CS 151: Artificial Intelligence
Homework 3
Due date: 2/24/14 by 11:59 pm



Written questions [20 points]

Your answers to the following questions should be typed and submitted as a pdf (e.g. you can type your answers using Word and print to pdf or use LaTeX). Each of these questions asks you to trace the behavior of an algorithm (e.g. backtracking). Please list the steps performed for each algorithm along with any justification, e.g. "Choose variable X next because it has only 1 remaining value left" or "Remove arc (X,Y) from queue and delete 1 from X's domain"

  1. [10 points] AIMA 6.5
  2. [10 points] AIMA 6.11
Programming project [80 points]

In this programming project, you will finally be up against ghosts! This assignment asks you to implement minimax, alpha-beta pruning, and expectimax to help Pac-man navigate through the maze without being killed by ghosts. In the previous programming project, there were some subtleties to implementing BFS, DFS, UCS, and A-star. In the same way, translating pseudocode into actual code for minimax, alpha-beta, and expectimax will involve some careful thinking. So make sure to give yourself enough time to really work through this assignment.

Here are some tips that may save you some time:

  • Note that for the pacman projects, a single search ply is defined as Pacman moving and then each of the ghosts moving in response.
  • Since there are multiple ghosts, your search tree is going to look different from the search trees we've seen in class. In particular, in class we've looked at 2-person games. The corresponding search trees alternated between MAX nodes at one depth and MIN nodes at the next. In this case, however, there are multiple opponents that move in succession. How does this alter the search tree?
  • Don't alter the agent's state (e.g. overwrite self.depth or self.index). The agent has a particular state. The agent will stop, run your algorithm, and take the specified action. In the course of computing the optimal action via minimax, you want to preserve the agent's state.

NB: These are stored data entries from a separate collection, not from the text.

def layernorm(x, gamma=None, beta=None, eps=1e-5, *, x2=None, out_dtype=torch.float32, out=None, rows=None, ldo=None,
              grp_rows=0, grp_stride=0, grp_off=0):
    _require_cuda(x, x2, gamma, beta, out)
    Cc = x.shape[-1] * (2 if x2 is not None else 1)
    if out is None and rows is None and ldo is None and not grp_rows and not isinstance(out_dtype, str):
        rows = x.numel() // x.shape[-1]
        out = torch.empty((*x.shape[:-1], Cc), dtype=out_dtype, device=x.device)
        check(lib().skimi_layernorm(ptr(x), ptr(x2), x.stride(-2), rows, Cc, ptr(gamma), ptr(beta), eps, ptr(out),
                                    _dt(out), Cc, _lib.current_stream()), "skimi_layernorm")
        return out
    if x.dim() != 2 or x.stride(-1) != 1 or (x2 is not None and (x2.shape != x.shape or x2.stride() != x.stride())):
        raise _lib.SkimiError("layernorm: the strided form takes x [in_rows, C] with unit column stride, x2 laid out like x")
    in_rows = x.shape[0]
    if rows is None:
        rows = in_rows // grp_stride * grp_rows if grp_rows else in_rows
    records = isinstance(out_dtype, str)
    if records:
        assert out_dtype == "records", out_dtype
        if out is None:
            out = records_buffer(rows, Cc, x.device)
        if out.numel() * out.element_size() < rows * Cc * 4 + 256:
            raise _lib.SkimiError("layernorm: `out` is too small for the records and their zero page")
        odt, ldo = _lib.BF16X3_REC, Cc
    else:
        if out is None:
            out = torch.empty((rows, ldo or Cc), dtype=out_dtype, device=x.device)
        odt = _dt(out)
        if out.dim() != 2 or out.stride(1) != 1 or out.shape[0] < rows or out.shape[1] < Cc:
            raise _lib.SkimiError("layernorm: `out` is [>= rows, >= C] with unit column stride")
        if ldo is None:
            ldo = out.stride(0)
        elif ldo != out.stride(0):
            raise _lib.SkimiError("layernorm: ldo is the row stride of `out`")
    check(lib().skimi_layernorm_ex(ptr(x), ptr(x2), x.stride(0), in_rows, rows, Cc, ptr(gamma), ptr(beta), eps, ptr(out), odt,
                                   ldo, grp_rows, grp_stride, grp_off, _lib.current_stream()), "skimi_layernorm_ex")
    return out


def qknorm_rope_(qkv, heads, qn_w=None, qn_b=None, kn_w=None, kn_b=None, eps=1e-5, pos=None, rope_cos=None,
                 rope_sin=None, *, q_scale=None):
    _require_cuda(qkv, pos, rope_cos, rope_sin)
    tokens = qkv.numel() // (3 * heads * 64)
    npos = rope_cos.shape[0] if rope_cos is not None else 0
    if q_scale is not None:
        flag = C.c_int32(0)
        check(lib().skimi_qknorm_rope_scaled(ptr(qkv), _dt(qkv), tokens, heads, ptr(qn_w), ptr(qn_b), ptr(kn_w), ptr(kn_b),
                                             eps, ptr(pos), ptr(rope_cos), ptr(rope_sin), npos, q_scale, C.byref(flag),
                                             _lib.current_stream()), "skimi_qknorm_rope_scaled")
        return qkv, bool(flag.value)
    check(lib().skimi_qknorm_rope(ptr(qkv), _dt(qkv), tokens, heads, ptr(qn_w), ptr(qn_b), ptr(kn_w), ptr(kn_b),
                                  eps, ptr(pos), ptr(rope_cos), ptr(rope_sin), npos, _lib.current_stream()),
          "skimi_qknorm_rope")
    return qkv


def attention_x3_scratch_bytes(tokens, row_elems):
    return int(lib().skimi_attention_x3_scratch_bytes(tokens, row_elems))


class AttnPlan(NamedTuple):
    family: int
    queries: int
    out_form: int
    q_prescaled: int
    grid: int
    hd: int
    lds: int
    reserved: int


def attention_last_plan() -> AttnPlan:
    out = (C.c_int32 * 8)()
    lib().skimi_attention_last_plan(out)
    return AttnPlan(*out)


def attention(qkv, batch, seq, heads, head_dim, out_dtype=None, *, q_prescaled=0, x3_scratch=None, out_records=False,
              out=None):
    _require_cuda(qkv)
    if q_prescaled or x3_scratch is not None or out_records or out is not None:
        return _attention_ex(qkv, batch, seq, heads, head_dim, out_dtype, q_prescaled, x3_scratch, out_records, out)
    if isinstance(out_dtype, str):
        assert out_dtype == "fp8mx", out_dtype
        rows, Kp = batch * seq, (heads * head_dim + 127) // 128 * 128
        buf = torch.zeros(rows * (Kp + Kp // 32), dtype=torch.uint8, device=qkv.device)
        check(lib().skimi_attention_out(ptr(qkv), ptr(buf), _dt(qkv), _lib.FP8MX, batch, seq, heads, head_dim,
                                        _lib.current_stream()), "skimi_attention_out")
        return buf[:rows * Kp].view(rows, Kp), buf[rows * Kp:].view(rows, Kp // 32)
    out = torch.empty((batch * seq, heads * head_dim), dtype=out_dtype or qkv.dtype, device=qkv.device)
    if out_dtype is None or out_dtype == qkv.dtype:
        check(lib().skimi_attention(ptr(qkv), ptr(out), _dt(qkv), batch, seq, heads, head_dim, _lib.current_stream()),
              "skimi_attention")
    else:
        check(lib().skimi_attention_out(ptr(qkv), ptr(out), _dt(qkv), _dt(out), batch, seq, heads, head_dim,
                                        _lib.current_stream()), "skimi_attention_out")
    return out


def attention_f32_strided(q, k, v, out, *, q_strides, k_strides, v_strides, o_strides, batch, heads, seq_q, seq_k, head_dim,
                          scale=None, batch_inner=0):
    _require_cuda(q, k, v, out)
    no, ni = (batch // batch_inner, batch_inner) if batch_inner > 0 else (1, batch)
    for name, t, s, seq in (("q", q, q_strides, seq_q), ("k", k, k_strides, seq_k), ("v", v, v_strides, seq_k),
                            ("out", out, o_strides, seq_q)):
        if t.dtype != torch.float32:
            raise _lib.SkimiError(f"attention_f32_strided: {name} must be fp32")
        if len(s) != 4 or min(s) < 0:
            raise _lib.SkimiError(f"attention_f32_strided: {name}_strides = (token, head, batch, outer batch), not negative")
        room = t.untyped_storage().nbytes() // 4 - t.storage_offset()
        last = (seq - 1) * s[0] + (heads - 1) * s[1] + (ni - 1) * s[2] + (no - 1) * s[3] + head_dim
        if min(batch, heads, seq, head_dim) > 0 and last > room:
            raise _lib.SkimiError(f"attention_f32_strided: the {name} stream ends {last - room} elements past its buffer")
    arr = [(C.c_int64 * 4)(*map(int, s)) for s in (q_strides, k_strides, v_strides, o_strides)]
    sc = float(scale) if scale is not None else (1.0 / head_dim ** 0.5 if head_dim > 0 else 0.0)
    check(lib().skimi_attention_f32_strided(ptr(q), ptr(k), ptr(v), ptr(out), *arr, batch, batch_inner, heads, seq_q, seq_k,
                                            head_dim, sc, _lib.current_stream()), "skimi_attention_f32_strided")
    return out


def _attention_ex(qkv, batch, seq, heads, head_dim, out_dtype, q_prescaled, x3_scratch, out_records, out):
    _require_cuda(x3_scratch, out)
    rows, Cc = batch * seq, heads * head_dim
    flag = C.c_int32(1 if out_records else 0)
    sc_bytes = x3_scratch.numel() * x3_scratch.element_size() if x3_scratch is not None else 0
    mx = isinstance(out_dtype, str)
    if mx:
        assert out_dtype == "fp8mx", out_dtype
        odt, Kp = _lib.FP8MX, (Cc + 127) // 128 * 128
        need = rows * (Kp + Kp // 32)
        if out is None:
            out = torch.zeros(need, dtype=torch.uint8, device=qkv.device)
    else:
        odt = {torch.float32: F32, torch.bfloat16: BF16, torch.float16: F16}[out_dtype or qkv.dtype]
        need = rows * Cc * (4 if odt == F32 else 2) + (256 if out_records else 0)
        if out is None:
            out = records_buffer(rows, Cc, qkv.device) if out_records else \
                torch.empty((rows, Cc), dtype=out_dtype or qkv.dtype, device=qkv.device)
    assert out.numel() * out.element_size() >= need, "attention: `out` is too small"
    check(lib().skimi_attention_ex(ptr(qkv), ptr(out), _dt(qkv), odt, batch, seq, heads, head_dim, int(q_prescaled),
                                   ptr(x3_scratch), sc_bytes, C.byref(flag), _lib.current_stream()), "skimi_attention_ex")
    if mx:
        buf = out.view(torch.uint8).reshape(-1)
        return buf[:rows * Kp].view(rows, Kp), buf[rows * Kp:need].view(rows, Kp // 32)
    return (out, bool(flag.value)) if out_records else out


def conv3x3_n32_pack(w):
    _require_cuda(w)
    Cc = w.shape[1]
    assert w.shape == (32, Cc, 3, 3) and w.dtype == torch.float32
    packed = torch.empty(((Cc + 31) // 32, 2, 9, 32, 32), dtype=torch.bfloat16, device=w.device)
    check(lib().skimi_conv3x3_n32_pack(ptr(w.contiguous()), ptr(packed), Cc, _lib.current_stream()), "skimi_conv3x3_n32_pack")
    return packed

If you're ready, click here to begin.


Ungraded optional problems (Solutions to these problems will be posted after the homework due date.)
  1. For what types of problems will greedy local search (hill climbing) work better than simulated annealing?
  2. AIMA 5.8
  3. AIMA 6.7
  4. AIMA 6.12
  5. AIMA 6.16
  6. In this problem, we're goint to try formalizing the Sudoku game (from the previous homework) as a constraint satisfaction problem (CSP).
    1. What is the set of variables, and what is the domain of possible values for each?
    2. List all of the constraints for the problem, including the ones provided by the starting board. How many variables are involved in each constraint?
    3. We said in class that the order in which you consider variables can have a big impact on the performance of basic backtracking search in CSPs. Which variable ordering would you expect to work better, the degree heuristic, or the minimum remaining values heuristic? Why?
    4. An interesting recent finding about the 3-SAT problem is that the compute time required to solve a particular problem instance is correlated with the number of solutions that exist (problems with lots of solutions or exactly one solution are easy, but it's the ones in the middle that are hard). However, every Soduko problem has exactly one solution. What, then, is the difference between "easy" and "hard" Sudoku problems?

Submission Instructions

You'll be turning in the "multiagent" directory which should contain your modified multiAgents.py file. Add the pdf of your answers to the written questions to the "multiagent" directory. Rename the multiagent directory to hw3_LastNameFirstName. Zip (compress) your directory and upload it using this URL.